# Futter für die Fische



## Dalmore86 (16. Aug. 2018)

Moin moin

Da ich neu im Forum bin stelle ich mich mal kurz vor.
Ich bin Christian und im Besitz eines 17500l teiches.
Die Filtertechnick besteht aus
Oase Biotec Eco Premium 80000
Oase Aqua Max eco 12000
Oase Swim Skim

Die Quelle wird mit einer Oase Aqua Max eco 12000 betrieben.

Der Fisch Besatz ist
14 Koi
4 __ Störe
8 Goldfische
2 Goldschlein
1 __ Graskarpfen
30-40 Grundlinge

Nun mal meine Frage an alle.
Was füttert ihr eure Fisch? Ist es doch alles fertig gekauftes oder füttert ihr doch andere Sachen. Würde mich über Kommentare freuen


----------



## jolantha (16. Aug. 2018)

Hallo Dalmore, 
willkommen hier . 
gibt es bitte mal ein paar Bilder vom Zustand des Teiches , und eine nähere Beschreibung wäre auch toll 
Meiner Meinung nach sind es ein paar zuviel Fische für 17500 Liter, und __ Störe gehören schon mal gar nicht in einen Gartenteich . 
Störe sind __ Flußfische, und können z.B. nicht rückwärts schwimmen, wenn die zu dicht in die Flachzone kommen, landen
sie irgendwann auf dem Trockenen.


----------



## Dalmore86 (16. Aug. 2018)

jolantha schrieb:


> Hallo Dalmore,
> willkommen hier .
> gibt es bitte mal ein paar Bilder vom Zustand des Teiches , und eine nähere Beschreibung wäre auch toll
> Meiner Meinung nach sind es ein paar zuviel Fische für 17500 Liter, und __ Störe gehören schon mal gar nicht in einen Gartenteich .
> ...


Flachzonen so direkt habe ich nicht also kein Problem für die störe und Strömung ist genug da. Was wird mit näherer Beschreibung gemeint ?


----------



## goldi_garten (16. Aug. 2018)

Hey Dalmore86, ich kann jetzt nur in Bezug auf Kois sprechen: Für meine bestelle ich das Futter im Internet. Wenn du dich da mal belesen möchtest, würde ich dir diesen Vergleich empfehlen: https://www.das-tierlexikon.de/test-vergleich/koifutter/. Ich bestelle das übrigens den Preis-Leistungs-Sieger


----------



## PeBo (16. Aug. 2018)

Hallo Christian,
erst einmal herzlich willkommen bei uns Teichverrückten hier im Forum.
 Oh, hast du aber viele Fische in deinem doch recht kleinen Teich.
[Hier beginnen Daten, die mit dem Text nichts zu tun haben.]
diff --git a/ngs-bits_amd/csrc/jobs.hip b/ngs-bits_amd/csrc/jobs.hip
--- a/ngs-bits_amd/csrc/jobs.hip
+++ b/ngs-bits_amd/csrc/jobs.hip
@@ -703,6 +703,7 @@
 	for (hipStream_t s : {h->stream, h->s_p1[0], h->s_p1[1], h->s_p2, h->s_crc}) if (s) (void)hipStreamDestroy(s);
 	for (hipEvent_t e : h->ev_chunk) (void)hipEventDestroy(e);
 	for (hipEvent_t e : h->ev_tile) (void)hipEventDestroy(e);
+	for (hipEvent_t e : h->ev_crc) (void)hipEventDestroy(e);
 	delete h->partial;
 	delete h;
 }
diff --git a/ngs-bits_amd/csrc/tiles.hip b/ngs-bits_amd/csrc/tiles.hip
--- a/ngs-bits_amd/csrc/tiles.hip
+++ b/ngs-bits_amd/csrc/tiles.hip
@@ -40,14 +40,34 @@
 	};
 	for (int64_t c = cA; c < cB; ++c) { launch_p1(c); launch_p2(c); }
 	const int64_t f = h->tiles[(size_t)t].first, m = h->tiles[(size_t)t].second;
-	hipStream_t s_last = h->verify_crc ? crc_stream : h->s_p2;
-	HIPCHK(hipMemcpyAsync(h->p_status.p + f, h->d_status.p + f, (size_t)m * sizeof(BlockStatus), hipMemcpyDeviceToHost, s_last));
-	HIPCHK(hipEventRecord(h->ev_tile[(size_t)(2 * t)], s_last));
+	if (h->crc_late)
+	{
+		HIPCHK(hipMemcpyAsync(h->p_status.p + f, h->d_status.p + f, (size_t)m * sizeof(BlockStatus), hipMemcpyDeviceToHost, h->s_p2));
+		HIPCHK(hipEventRecord(h->ev_tile[(size_t)(2 * t)], h->s_p2));
+		HIPCHK(hipMemcpyAsync(h->p_crc_status.p + f, h->d_status.p + f, (size_t)m * sizeof(BlockStatus), hipMemcpyDeviceToHost, crc_stream));
+		HIPCHK(hipEventRecord(h->ev_crc[(size_t)t], crc_stream));
+	}
+	else
+	{
+		hipStream_t s_last = h->verify_crc ? crc_stream : h->s_p2;
+		HIPCHK(hipMemcpyAsync(h->p_status.p + f, h->d_status.p + f, (size_t)m * sizeof(BlockStatus), hipMemcpyDeviceToHost, s_last));
+		HIPCHK(hipEventRecord(h->ev_tile[(size_t)(2 * t)], s_last));
+	}
 	h->tm.inflate_launches++;
 	h->k1_enq = h->tile_first_chunk[(size_t)t + 1];
 }
 
-void finish_k1_tile(ngsqc_handle* h, int t)
+void confirm_k1_tile(ngsqc_handle* h, int t, int64_t upto = -1)
+{
+	if (!h->crc_late || h->crc_confirmed >= t) return;
+	HIPCHK(hipEventSynchronize(h->ev_crc[(size_t)t]));
+	const int64_t f = h->tiles[(size_t)t].first, end = upto >= 0 ? upto : f + h->tiles[(size_t)t].second;
+	const BlockStatus* st = h->p_crc_status.p;
+	for (int64_t i = f; i < end; ++i) if (st[i].error == K1_ERR_CRC) throw FormatError(inflate_error(h, i, K1_ERR_CRC));
+	if (upto < 0) h->crc_confirmed = t;
+}
+
+std::vector<int64_t> check_k1_tile(ngsqc_handle* h, int t)
 {
 	HIPCHK(hipEventSynchronize(h->ev_tile[(size_t)(2 * t)]));
 	const int64_t f = h->tiles[(size_t)t].first, m = h->tiles[(size_t)t].second;
@@ -56,11 +76,21 @@
 	{
 		const uint32_t e = h->p_status.p[i].error;
 		if (e == K1_ERR_TOKEN_OVERFLOW) redo.push_back(i);
-		else if (e) throw FormatError(inflate_error(h, i, e));
+		else if (e == K1_ERR_CRC && h->crc_late) continue;
+		else if (e)
+		{
+			confirm_k1_tile(h, t, i); h->crc_confirmed = t;
+			throw FormatError(inflate_error(h, i, e));
+		}
 	}
 	h->tm.members_inflated += m;
+	if (!redo.empty()) confirm_k1_tile(h, t);
+	return redo;
+}
+void redo_k1_members(ngsqc_handle* h, int t, const std::vector<int64_t>& redo)
+{
 	if (redo.empty()) return;
-	std::vector<BlockDesc> desc; const uint64_t u_lo = h->blocks[(size_t)f].upos;
+	std::vector<BlockDesc> desc; const uint64_t u_lo = h->blocks[(size_t)h->tiles[(size_t)t].first].upos;
 	for (int64_t i : redo) { BlockDesc d = h->blocks[(size_t)i]; d.upos -= u_lo; desc.push_back(d); }
 	inflate_sync(h, redo, desc, h->buf[t % h->nbuf].p + h->pfx);
 }
@@ -82,6 +112,12 @@
 void index_tile(ngsqc_handle* h, int t)
 {
 	const bool dbg = h->sw.debug;
+	bool k1_waited = false;
+	auto finish_k1 = [&]() { if (!k1_waited) { k1_waited = true; redo_k1_members(h, t, check_k1_tile(h, t)); } };
+	bool early = h->walk_early && h->fuse && h->fuse_ok && !h->k2_plain && !h->sw.no_fused_scan && !h->sw.k2_general && h->sw.walker_shift == 0 && h->shard_own_members < 0
+	                && (t == 0 || h->carry_len == 0) && !(t == 0 && h->first_rec < 0) && (t == 0 ? h->sw.long_read_mode != 1 : !h->long_reads);
+	if (!early) finish_k1();
+	const int64_t cA = h->tile_first_chunk[(size_t)t], cB = h->tile_first_chunk[(size_t)t + 1];
 	const int nt = (int)h->tiles.size();
 	const bool last = t == nt - 1;
 	const int64_t first = h->tiles[(size_t)t].first, nm = h->tiles[(size_t)t].second;
@@ -101,13 +137,25 @@
 		if (elr != SW_UNSET) h->long_reads = elr != 0 && !anchor_by_guess;
 		else if (!anchor_by_guess && exp0 >= 0 && exp0 + 4 <= total)
 		{
-			int64_t off = exp0, sum = 0; int n = 0;
-			for (; n < 8 && off + 4 <= total; ++n)
-			{
-				uint32_t bs = 0;
-				HIPCHK(hipMemcpyAsync(&bs, base + off, 4, hipMemcpyDeviceToHost, h->stream)); HIPCHK(hipStreamSynchronize(h->stream));
-				if (bs < 32 || bs > (1u << 30)) break;
-				sum += bs; off += 4 + (int64_t)bs;
+			int64_t off = 0, sum = 0; int n = 0;
+			auto sample = [&](int64_t lim) {
+				off = exp0; sum = 0; n = 0;
+				for (; n < 8 && off + 4 <= lim; ++n)
+				{
+					uint32_t bs = 0;
+					HIPCHK(hipMemcpyAsync(&bs, base + off, 4, hipMemcpyDeviceToHost, h->stream)); HIPCHK(hipStreamSynchronize(h->stream));
+					if (bs < 32 || bs > (1u << 30)) break;
+					sum += bs; off += 4 + (int64_t)bs;
+				}
+			};
+			if (k1_waited) sample(total);
+			else
+			{
+				const BlockDesc& lb = h->blocks[(size_t)(std::min(first + nm, (cA + 1) * h->chunk) - 1)];
+				const int64_t lim0 = (int64_t)(lb.upos + lb.usize) - u_lo;
+				HIPCHK(hipStreamWaitEvent(h->stream, h->ev_chunk[(size_t)(4 * cA + 3)], 0));
+				sample(lim0);
+				if (n < 8 && off + 4 > lim0 && lim0 < total) { early = false; finish_k1(); sample(total); }
 			}
 			h->long_reads = n > 0 && sum / n > 8192;
 		}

Wir sind hier alle sehr Bilder hungrig, stell doch mal ein paar Fotos ein.
Zu dem Futter: 
Ich füttere zur Zeit 6mm Koi - Schwimmfutter von BayWa. Der 20kg Sack kostet dort nur ca. 30€.  Meine Koi fahren voll darauf ab. Aber das ist sicherlich nichts für dich, da du auch kleinere Fische und vor allem auch __ Störe in deinem Teich hast. Störe brauchen zwingend Sinkfutter  und du musst trotzdem aufpassen, dass dir deine Störe nicht verhungern, da diese bei der Nahrungsaufnahme doch wesentlich langsamer sind als die konkurrierenden Fische.
 Du siehst, das mit dem Futter kann man nicht verallgemeinern.
Ich würde mir an deiner Stelle überlegen, deinen Bestand doch sehr einzuschränken. Vielleicht kannst du ja ein paar Fische verkaufen. Ich habe bei mir bei fast gleicher Teichgröße nur drei Koi schwimmen,  aber meine beiden großen sind schon in etwa 70 cm groß und entsprechend schwer, so dass ich bei mir schon den Eindruck habe ich hätte Überbesatz. Jetzt stell dir mal vor deine Koi sind später auch mal so groß!
Bei Stören spricht man davon, dass das Becken mindestens 20.000 l fassen sollte.

 Wie lange existiert dein Teich schon? 

Gruß Peter


----------



## Dalmore86 (16. Aug. 2018)

Hallo Peter der neu umgebaute Tech ist jetzt 3 Jahre alt. Das mit dem fressen der __ Störe stimmt darum bekommen sie hand Fütterung. 
P.s.danke für deine Info was du fütterst.
Ich füttere zum größten Teil andere Sachen.


----------



## Lion (16. Aug. 2018)

Dalmore86 schrieb:


> Moin moin
> Ich bin Christian und im Besitz eines 17500l teiches.
> 
> Nun mal meine Frage an alle.
> Was füttert ihr eure Fisch? Ist es doch alles fertig gekauftes oder füttert ihr doch andere Sachen. Würde mich über Kommentare freuen



hallo Christian,
herzlich willkommen hier im Forum.
wie Du schreibst so denke ich, hast Du eine gute Filteranlage und kannst somit deinen Teich voll genießen.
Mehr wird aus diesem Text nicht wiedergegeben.